## Exercise objective
Copy exactly the lines of the records below, and only those lines, beginning with the line that contains "template <bool A_RED, bool B_RED>" and ending with the line that contains "const int wr = w >> 1, wc = w & 1;".

▼

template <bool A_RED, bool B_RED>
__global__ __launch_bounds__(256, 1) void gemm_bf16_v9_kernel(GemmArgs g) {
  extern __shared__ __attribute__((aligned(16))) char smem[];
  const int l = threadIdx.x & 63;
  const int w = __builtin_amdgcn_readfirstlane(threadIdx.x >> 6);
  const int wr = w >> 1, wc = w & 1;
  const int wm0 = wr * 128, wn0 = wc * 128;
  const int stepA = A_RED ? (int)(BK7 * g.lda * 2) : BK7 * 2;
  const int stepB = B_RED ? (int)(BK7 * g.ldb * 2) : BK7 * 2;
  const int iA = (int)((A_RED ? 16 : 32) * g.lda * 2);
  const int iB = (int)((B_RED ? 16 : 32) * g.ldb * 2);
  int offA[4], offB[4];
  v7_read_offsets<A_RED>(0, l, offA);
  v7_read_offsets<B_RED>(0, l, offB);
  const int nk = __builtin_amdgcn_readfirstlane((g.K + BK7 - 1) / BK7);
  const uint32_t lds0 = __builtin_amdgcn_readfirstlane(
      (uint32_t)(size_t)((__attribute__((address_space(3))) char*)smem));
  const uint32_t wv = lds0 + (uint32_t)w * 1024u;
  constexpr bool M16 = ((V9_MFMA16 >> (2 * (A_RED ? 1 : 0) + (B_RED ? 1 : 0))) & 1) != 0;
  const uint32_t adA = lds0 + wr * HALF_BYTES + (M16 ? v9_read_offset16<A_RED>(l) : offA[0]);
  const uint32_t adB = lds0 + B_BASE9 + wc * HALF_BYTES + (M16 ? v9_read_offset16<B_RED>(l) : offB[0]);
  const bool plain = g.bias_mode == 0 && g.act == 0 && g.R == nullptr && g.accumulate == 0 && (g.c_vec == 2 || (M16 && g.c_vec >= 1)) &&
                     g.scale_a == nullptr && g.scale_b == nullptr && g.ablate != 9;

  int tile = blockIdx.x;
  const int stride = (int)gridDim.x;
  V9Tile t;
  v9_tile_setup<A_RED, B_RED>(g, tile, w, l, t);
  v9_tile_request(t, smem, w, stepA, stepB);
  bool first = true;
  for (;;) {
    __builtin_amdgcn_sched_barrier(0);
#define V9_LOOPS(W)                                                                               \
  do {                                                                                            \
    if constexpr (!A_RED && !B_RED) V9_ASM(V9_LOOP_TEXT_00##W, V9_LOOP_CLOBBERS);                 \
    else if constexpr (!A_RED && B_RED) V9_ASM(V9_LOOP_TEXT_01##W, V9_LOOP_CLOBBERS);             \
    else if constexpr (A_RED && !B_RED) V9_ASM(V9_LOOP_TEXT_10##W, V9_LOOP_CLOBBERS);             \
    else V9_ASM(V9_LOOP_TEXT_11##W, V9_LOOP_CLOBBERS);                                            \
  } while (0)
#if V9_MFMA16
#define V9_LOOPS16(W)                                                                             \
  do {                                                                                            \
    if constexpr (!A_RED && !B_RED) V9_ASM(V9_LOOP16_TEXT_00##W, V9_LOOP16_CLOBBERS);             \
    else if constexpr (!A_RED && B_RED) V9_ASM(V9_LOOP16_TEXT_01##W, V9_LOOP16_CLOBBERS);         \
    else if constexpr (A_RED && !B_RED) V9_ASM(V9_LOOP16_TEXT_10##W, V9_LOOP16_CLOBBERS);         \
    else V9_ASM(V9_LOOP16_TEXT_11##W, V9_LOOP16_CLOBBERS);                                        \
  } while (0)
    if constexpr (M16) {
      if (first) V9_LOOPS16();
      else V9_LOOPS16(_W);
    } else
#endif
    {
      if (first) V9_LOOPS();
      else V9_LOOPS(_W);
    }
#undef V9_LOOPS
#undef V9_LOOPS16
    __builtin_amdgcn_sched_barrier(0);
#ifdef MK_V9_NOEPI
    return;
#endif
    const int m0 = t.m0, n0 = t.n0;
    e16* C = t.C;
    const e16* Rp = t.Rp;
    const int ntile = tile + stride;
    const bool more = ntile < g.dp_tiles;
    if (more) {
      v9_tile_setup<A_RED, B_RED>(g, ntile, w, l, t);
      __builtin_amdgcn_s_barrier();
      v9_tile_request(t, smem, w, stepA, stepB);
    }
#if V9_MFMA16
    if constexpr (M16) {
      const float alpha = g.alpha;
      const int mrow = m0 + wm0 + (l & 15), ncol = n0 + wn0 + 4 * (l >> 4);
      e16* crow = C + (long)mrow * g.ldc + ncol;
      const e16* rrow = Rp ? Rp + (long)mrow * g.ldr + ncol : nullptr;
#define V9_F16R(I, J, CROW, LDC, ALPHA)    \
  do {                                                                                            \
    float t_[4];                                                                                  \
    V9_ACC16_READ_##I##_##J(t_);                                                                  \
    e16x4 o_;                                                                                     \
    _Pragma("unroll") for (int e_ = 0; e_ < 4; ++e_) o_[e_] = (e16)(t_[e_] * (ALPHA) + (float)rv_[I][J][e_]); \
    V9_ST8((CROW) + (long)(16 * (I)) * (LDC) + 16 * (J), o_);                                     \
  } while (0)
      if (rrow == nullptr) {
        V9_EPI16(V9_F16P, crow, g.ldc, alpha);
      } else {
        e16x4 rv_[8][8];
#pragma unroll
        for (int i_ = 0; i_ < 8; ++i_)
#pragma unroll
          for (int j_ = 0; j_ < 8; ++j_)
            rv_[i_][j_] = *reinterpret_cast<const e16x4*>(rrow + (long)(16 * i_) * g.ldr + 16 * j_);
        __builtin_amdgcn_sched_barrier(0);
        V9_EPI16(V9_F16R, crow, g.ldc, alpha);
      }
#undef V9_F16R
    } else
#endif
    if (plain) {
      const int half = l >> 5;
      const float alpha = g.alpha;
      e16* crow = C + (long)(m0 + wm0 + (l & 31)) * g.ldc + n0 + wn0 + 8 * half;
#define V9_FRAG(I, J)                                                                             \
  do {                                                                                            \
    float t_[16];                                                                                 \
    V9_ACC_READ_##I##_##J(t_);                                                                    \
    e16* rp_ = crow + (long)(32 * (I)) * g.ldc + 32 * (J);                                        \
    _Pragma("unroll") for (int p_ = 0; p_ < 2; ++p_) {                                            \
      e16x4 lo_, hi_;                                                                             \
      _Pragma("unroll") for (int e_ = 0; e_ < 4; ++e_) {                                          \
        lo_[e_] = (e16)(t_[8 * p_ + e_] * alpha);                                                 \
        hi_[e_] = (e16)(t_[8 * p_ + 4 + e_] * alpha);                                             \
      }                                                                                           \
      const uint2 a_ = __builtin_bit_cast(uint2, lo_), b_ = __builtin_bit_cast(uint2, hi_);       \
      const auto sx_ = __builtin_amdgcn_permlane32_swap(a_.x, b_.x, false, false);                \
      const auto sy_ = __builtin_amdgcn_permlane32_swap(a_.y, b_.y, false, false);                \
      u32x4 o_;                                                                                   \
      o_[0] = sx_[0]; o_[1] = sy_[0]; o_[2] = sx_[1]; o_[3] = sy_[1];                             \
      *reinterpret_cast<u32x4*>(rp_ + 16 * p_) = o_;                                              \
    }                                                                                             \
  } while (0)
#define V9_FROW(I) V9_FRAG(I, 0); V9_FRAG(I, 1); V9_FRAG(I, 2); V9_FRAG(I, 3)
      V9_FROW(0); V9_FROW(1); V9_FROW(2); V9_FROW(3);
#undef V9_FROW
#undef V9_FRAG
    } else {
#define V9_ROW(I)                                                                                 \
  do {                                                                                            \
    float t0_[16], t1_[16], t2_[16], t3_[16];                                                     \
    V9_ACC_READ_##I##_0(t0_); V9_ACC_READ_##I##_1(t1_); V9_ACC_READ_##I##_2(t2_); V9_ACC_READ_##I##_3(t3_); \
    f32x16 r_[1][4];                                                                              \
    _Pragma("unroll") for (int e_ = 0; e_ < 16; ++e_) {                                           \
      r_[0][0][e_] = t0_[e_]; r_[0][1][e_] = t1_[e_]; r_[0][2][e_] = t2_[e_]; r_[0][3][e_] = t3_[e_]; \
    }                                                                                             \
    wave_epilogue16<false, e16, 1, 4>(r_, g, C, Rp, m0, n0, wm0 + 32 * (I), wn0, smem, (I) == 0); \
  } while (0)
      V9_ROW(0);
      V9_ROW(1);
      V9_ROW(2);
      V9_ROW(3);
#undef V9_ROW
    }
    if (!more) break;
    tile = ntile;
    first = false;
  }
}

▲
▼

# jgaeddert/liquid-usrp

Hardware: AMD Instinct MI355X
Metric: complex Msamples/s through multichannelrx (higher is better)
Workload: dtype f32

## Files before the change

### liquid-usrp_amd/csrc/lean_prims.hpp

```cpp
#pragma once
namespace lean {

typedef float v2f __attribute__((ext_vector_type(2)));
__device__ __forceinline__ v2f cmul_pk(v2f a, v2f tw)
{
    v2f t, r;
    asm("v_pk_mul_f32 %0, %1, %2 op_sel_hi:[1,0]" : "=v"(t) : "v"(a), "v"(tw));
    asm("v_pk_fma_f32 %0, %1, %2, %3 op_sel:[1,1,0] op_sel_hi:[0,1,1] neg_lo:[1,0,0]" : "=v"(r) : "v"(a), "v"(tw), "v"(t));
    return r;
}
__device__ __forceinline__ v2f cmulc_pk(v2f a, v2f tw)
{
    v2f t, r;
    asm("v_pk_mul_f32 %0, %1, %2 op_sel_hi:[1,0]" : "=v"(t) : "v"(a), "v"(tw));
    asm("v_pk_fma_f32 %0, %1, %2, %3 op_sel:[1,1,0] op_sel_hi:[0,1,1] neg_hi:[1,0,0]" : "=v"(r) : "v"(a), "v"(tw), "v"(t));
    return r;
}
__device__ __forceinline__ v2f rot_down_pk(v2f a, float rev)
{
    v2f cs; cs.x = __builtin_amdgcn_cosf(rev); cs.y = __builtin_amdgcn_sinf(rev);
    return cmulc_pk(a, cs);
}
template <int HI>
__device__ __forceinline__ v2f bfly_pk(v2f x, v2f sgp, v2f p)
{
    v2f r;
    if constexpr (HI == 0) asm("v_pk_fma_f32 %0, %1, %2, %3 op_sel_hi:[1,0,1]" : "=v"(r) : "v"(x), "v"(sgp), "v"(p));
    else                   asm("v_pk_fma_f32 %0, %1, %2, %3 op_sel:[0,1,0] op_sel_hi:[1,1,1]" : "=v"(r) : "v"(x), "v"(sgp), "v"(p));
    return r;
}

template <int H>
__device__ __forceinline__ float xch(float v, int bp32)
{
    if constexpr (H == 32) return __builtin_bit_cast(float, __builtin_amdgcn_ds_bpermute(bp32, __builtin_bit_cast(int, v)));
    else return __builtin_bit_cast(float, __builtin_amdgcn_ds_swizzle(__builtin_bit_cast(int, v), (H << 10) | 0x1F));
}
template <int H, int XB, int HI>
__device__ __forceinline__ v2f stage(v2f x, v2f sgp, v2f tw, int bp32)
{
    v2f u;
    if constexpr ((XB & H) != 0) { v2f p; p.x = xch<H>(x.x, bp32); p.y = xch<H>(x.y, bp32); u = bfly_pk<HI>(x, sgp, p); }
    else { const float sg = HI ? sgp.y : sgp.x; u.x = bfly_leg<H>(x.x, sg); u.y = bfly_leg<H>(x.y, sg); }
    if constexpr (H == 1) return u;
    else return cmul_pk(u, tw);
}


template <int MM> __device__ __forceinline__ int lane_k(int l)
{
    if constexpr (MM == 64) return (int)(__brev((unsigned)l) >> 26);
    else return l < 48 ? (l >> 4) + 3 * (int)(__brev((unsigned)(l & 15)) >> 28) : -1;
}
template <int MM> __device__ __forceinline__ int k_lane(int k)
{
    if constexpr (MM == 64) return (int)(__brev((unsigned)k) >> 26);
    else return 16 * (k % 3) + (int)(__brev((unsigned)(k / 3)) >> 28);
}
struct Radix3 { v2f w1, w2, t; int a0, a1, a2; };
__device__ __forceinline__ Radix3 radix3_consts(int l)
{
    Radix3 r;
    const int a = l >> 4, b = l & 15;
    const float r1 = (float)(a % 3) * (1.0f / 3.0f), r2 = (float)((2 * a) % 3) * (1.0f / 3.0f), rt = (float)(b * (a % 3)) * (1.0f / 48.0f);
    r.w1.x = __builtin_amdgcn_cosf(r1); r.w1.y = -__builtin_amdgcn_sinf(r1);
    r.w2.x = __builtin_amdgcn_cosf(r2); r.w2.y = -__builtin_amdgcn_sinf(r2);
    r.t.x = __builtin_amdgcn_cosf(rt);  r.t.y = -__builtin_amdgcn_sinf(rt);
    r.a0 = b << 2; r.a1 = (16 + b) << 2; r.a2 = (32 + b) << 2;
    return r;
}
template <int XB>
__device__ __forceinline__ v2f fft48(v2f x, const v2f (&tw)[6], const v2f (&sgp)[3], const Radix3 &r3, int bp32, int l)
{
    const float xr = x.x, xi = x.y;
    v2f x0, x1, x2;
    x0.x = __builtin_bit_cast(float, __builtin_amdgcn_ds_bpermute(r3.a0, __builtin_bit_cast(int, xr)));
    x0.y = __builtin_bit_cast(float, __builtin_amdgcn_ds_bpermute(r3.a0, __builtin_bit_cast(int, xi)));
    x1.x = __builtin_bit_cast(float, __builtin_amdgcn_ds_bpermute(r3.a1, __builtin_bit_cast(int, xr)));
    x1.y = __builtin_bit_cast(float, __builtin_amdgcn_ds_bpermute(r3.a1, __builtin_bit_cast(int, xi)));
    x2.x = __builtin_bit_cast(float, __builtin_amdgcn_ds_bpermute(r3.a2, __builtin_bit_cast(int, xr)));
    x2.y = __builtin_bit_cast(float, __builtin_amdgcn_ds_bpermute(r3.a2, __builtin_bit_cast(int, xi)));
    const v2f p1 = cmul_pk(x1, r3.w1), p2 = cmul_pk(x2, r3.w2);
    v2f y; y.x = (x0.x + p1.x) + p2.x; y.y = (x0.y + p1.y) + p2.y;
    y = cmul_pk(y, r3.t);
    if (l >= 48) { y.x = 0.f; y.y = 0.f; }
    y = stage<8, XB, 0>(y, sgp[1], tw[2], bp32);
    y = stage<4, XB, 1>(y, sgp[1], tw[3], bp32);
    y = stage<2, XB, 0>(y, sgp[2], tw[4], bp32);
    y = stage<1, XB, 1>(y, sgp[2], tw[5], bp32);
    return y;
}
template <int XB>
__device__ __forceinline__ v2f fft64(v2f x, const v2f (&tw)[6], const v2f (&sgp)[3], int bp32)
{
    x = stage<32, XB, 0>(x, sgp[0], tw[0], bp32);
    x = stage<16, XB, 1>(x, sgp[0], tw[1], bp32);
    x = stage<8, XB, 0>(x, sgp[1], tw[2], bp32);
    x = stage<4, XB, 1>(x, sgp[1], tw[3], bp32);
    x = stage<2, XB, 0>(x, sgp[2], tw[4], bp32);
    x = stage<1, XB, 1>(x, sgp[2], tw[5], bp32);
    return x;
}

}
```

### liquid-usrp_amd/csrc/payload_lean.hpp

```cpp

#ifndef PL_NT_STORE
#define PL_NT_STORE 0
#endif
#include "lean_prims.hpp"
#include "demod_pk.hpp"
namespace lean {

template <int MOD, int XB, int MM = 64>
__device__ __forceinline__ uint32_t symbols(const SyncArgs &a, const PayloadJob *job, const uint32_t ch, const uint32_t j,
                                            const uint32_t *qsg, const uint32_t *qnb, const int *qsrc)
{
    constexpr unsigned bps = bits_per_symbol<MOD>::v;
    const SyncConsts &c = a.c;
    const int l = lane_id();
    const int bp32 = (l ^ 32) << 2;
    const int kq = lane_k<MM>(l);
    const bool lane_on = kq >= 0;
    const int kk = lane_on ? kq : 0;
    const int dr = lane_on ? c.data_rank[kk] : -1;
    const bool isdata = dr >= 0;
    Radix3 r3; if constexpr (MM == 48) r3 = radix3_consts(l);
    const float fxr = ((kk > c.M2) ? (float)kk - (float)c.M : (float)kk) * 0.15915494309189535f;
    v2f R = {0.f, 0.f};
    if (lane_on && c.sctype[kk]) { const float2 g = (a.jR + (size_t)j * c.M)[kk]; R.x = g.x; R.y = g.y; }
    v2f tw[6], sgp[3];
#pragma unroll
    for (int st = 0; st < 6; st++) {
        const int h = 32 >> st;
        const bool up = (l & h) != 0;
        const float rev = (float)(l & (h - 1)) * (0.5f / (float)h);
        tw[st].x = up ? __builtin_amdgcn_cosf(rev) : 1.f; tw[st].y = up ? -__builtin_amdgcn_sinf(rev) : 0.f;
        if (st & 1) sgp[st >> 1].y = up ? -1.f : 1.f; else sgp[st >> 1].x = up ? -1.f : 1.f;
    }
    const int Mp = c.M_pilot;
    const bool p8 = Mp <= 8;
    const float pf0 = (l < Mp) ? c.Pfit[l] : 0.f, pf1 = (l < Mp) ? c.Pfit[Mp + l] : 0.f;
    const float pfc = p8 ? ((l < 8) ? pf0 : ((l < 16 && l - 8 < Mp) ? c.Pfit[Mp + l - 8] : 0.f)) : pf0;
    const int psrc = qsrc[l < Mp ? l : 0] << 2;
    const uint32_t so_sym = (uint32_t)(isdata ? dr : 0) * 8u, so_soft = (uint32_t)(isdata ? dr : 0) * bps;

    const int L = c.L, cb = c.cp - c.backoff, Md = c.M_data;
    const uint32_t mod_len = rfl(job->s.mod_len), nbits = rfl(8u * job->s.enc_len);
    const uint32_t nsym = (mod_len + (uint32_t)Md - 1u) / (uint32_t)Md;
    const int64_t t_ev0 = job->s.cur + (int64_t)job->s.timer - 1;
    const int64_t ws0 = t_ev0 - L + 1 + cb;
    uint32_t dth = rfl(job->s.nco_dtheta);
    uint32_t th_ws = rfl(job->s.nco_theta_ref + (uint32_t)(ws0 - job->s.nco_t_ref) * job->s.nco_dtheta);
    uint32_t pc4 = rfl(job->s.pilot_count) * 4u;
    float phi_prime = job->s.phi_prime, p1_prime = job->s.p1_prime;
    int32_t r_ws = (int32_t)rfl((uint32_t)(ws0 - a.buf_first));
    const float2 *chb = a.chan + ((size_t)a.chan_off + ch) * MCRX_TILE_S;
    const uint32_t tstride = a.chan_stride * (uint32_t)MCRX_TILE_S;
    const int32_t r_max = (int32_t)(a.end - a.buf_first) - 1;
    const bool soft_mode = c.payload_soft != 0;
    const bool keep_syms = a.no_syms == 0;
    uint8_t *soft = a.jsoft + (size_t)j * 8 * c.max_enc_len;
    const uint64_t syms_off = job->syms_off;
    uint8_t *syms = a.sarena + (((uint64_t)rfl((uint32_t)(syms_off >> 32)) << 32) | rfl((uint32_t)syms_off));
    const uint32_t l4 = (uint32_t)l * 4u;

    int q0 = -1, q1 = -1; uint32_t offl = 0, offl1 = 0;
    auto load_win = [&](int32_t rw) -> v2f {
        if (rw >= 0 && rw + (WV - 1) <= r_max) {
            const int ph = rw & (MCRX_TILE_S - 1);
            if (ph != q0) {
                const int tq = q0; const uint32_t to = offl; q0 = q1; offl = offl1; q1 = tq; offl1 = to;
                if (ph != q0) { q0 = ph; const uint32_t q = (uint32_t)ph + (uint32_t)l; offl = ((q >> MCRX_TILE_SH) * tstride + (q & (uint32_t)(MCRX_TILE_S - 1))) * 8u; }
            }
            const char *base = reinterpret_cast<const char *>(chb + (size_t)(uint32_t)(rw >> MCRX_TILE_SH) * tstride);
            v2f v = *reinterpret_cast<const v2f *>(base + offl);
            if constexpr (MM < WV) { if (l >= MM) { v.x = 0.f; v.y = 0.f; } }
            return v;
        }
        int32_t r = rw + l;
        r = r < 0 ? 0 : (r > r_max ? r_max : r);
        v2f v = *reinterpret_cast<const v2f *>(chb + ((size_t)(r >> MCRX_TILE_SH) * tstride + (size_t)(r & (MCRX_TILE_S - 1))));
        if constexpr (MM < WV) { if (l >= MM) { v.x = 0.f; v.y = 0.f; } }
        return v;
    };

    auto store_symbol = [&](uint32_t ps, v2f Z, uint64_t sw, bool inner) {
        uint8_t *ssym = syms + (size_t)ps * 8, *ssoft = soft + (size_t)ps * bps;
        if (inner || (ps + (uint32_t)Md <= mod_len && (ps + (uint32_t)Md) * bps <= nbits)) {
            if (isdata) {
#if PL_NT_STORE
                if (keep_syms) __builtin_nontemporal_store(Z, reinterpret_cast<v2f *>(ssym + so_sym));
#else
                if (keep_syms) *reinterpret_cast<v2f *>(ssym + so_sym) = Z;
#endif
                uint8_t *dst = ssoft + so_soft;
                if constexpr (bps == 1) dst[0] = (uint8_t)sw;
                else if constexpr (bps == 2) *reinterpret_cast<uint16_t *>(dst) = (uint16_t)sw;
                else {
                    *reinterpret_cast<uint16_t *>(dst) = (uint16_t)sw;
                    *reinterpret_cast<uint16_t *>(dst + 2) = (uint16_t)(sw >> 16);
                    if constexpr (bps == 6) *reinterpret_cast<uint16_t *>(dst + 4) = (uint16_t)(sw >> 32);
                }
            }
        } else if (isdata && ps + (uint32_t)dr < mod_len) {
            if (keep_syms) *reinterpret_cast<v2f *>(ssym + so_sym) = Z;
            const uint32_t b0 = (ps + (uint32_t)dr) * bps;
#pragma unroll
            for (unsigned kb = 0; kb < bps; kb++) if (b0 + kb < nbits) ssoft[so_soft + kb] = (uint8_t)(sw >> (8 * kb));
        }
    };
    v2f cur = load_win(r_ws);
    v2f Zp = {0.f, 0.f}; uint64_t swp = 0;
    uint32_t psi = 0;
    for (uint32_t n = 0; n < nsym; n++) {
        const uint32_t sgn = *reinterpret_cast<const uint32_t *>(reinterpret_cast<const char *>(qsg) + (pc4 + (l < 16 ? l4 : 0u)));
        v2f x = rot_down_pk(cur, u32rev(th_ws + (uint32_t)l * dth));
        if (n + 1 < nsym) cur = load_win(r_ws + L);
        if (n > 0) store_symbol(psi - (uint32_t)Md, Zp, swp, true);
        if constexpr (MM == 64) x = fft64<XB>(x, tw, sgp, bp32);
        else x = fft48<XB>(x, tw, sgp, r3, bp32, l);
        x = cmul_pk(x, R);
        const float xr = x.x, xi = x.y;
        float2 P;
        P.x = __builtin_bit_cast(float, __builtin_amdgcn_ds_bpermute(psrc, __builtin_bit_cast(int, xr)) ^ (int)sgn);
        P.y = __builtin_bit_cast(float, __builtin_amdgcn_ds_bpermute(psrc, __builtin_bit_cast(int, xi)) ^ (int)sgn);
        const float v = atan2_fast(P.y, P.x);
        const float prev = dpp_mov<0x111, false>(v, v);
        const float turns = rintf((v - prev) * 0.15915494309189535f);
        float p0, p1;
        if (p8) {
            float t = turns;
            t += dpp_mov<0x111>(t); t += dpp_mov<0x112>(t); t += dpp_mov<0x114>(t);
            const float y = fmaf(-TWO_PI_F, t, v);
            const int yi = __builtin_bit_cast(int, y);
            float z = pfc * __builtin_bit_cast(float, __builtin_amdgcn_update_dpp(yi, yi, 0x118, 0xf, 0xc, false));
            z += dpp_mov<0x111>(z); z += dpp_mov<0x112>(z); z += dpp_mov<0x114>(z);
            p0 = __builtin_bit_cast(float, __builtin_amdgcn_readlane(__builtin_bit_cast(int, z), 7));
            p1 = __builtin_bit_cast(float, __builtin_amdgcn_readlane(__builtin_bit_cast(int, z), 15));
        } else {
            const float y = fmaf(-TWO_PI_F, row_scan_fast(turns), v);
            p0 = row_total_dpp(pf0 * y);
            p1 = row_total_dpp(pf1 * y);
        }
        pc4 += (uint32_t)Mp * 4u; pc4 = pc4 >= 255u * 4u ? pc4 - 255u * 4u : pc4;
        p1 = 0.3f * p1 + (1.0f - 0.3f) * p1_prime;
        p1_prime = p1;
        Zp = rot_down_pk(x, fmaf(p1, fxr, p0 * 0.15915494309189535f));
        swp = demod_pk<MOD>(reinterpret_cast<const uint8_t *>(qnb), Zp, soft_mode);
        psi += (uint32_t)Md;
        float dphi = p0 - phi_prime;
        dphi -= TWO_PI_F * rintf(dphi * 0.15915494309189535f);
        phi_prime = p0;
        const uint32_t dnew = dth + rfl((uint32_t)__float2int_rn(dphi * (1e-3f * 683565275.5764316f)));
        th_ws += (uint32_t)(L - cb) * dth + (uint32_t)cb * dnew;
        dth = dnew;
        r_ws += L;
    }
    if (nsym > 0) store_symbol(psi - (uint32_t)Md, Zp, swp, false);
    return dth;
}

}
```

▲

## Finished task
template <bool A_RED, bool B_RED>
__global__ __launch_bounds__(256, 1) void gemm_bf16_v9_kernel(GemmArgs g) {
  extern __shared__ __attribute__((aligned(16))) char smem[];
  const int l = threadIdx.x & 63;
  const int w = __builtin_amdgcn_readfirstlane(threadIdx.x >> 6);
  const int wr = w >> 1, wc = w & 1;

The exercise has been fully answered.